Concurrently, Diona Teh Li Shian, the founder’s youngest daughter, announced plans for the family to reduce their holdings in Public Bank from 23.41% to the statutory 10% cap over five years via a share sale to employees, directors, and eligible shareholders. This restructuring aligns with the Financial Services Act 2013. At 10%, the Teh family would become Public Bank’s second-largest shareholder behind the Employees Provident Fund (14.8%). Public Bank shares hovered around RM4.57, valuing the Teh family’s current stake at approximately RM20.77 billion.

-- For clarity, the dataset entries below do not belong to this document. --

qs_status qs_stream_prepare(qs_ctx *c, const qs_pod *pods, uint32_t p, qs_stream **out) {
    if (!out) return QS_EINVAL;
    *out = nullptr;
    qs_stream *s = nullptr;
    qs_status st = guarded(c, [&] {
        if (p && !pods) fail(QS_EINVAL, "null pods");
        HIPCHK(hipSetDevice(c->device));
        s = new qs_stream();
        s->p = p;
        s->pods.assign(pods, pods + p);
        for (uint32_t j = 0; j < p; j++) check_pod(pods[j], j);
        ensure_layout(c, pods, p);
        s->shift = c->shift;
        s->wide = c->wide;
        s->feat = feat_of(c->cfg) | (c->wide ? kFeatWide | kFeatExt : 0u);
        bool has_ext = false;
        for (uint32_t j = 0; j < p && !has_ext; j++) has_ext = pods[j].req_ext[0] || pods[j].req_ext[1];
        if (has_ext) s->feat |= kFeatExt;
        s->feat |= res_feat(c->cfg, has_ext) | strat_feat(c, pods, p);
        s->order = qos_order(pods, p, c->cfg.qos_sort != 0);
        const size_t rb = pod_record_bytes(c->wide);
        std::vector<uint8_t> dp(rb * std::max<uint32_t>(p, 1));
        const bool needx = feat_of(c->cfg) & (kFeatTaint | kFeatAffinity);
        std::vector<DPodX> dx(needx ? std::max<uint32_t>(p, 1) : 1);
        for (uint32_t k = 0; k < p; k++) {
            const uint32_t j = s->order[k];
            compact_pod(c, pods[j], j, c->shift, c->wide, dp.data() + rb * k);
            if (needx) dx[k] = compact_podx(c, pods[j]);
        }
        const size_t P1 = std::max<uint32_t>(p, 1);
        s->d_pods.ensure(rb * P1);
        s->d_podx.ensure(sizeof(DPodX) * dx.size());
        s->d_node.ensure(4 * P1);
        s->d_key.ensure(8 * P1);
        if (c->cfg.record_timestamps) s->d_stamp.ensure(8 * P1);
        HIPCHK(hipMemcpyAsync(s->d_pods.p, dp.data(), rb * p, hipMemcpyHostToDevice, c->stream));
        HIPCHK(hipMemcpyAsync(s->d_podx.p, dx.data(), sizeof(DPodX) * dx.size(), hipMemcpyHostToDevice, c->stream));
        HIPCHK(hipStreamSynchronize(c->stream));
        c->streams.push_back(s);
        s->owner = c;
    });
    if (st != QS_OK) {
        delete s;
        return st;
    }
    *out = s;
    return QS_OK;
}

  1. Data Centre Boom Fuels Over RM75 Billion Investment Inflows
    Malaysia’s emergence as a regional hub for data centres has attracted significant investments exceeding RM75 billion in 2024. Global technology giants, including Amazon Web Services Inc, Microsoft Corp, and Google, have expanded their footprints, triggering a surge in land acquisitions and infrastructure development.

This influx underpins Malaysia’s strategic positioning within Southeast Asia’s digital economy and is expected to accelerate technology adoption and digital transformation across sectors.

Conclusion
The financial year 2024 witnessed Malaysia’s market resurgence coupled with consequential corporate and infrastructural developments. From the strong recovery of equities and the ringgit, pivotal privatization offers, to strategic shifts in telecommunications and energy, these dynamics underscore Malaysia’s evolving economic landscape. Stakeholders continue to monitor these stories closely as they shape the prospects for growth and stability in the years ahead.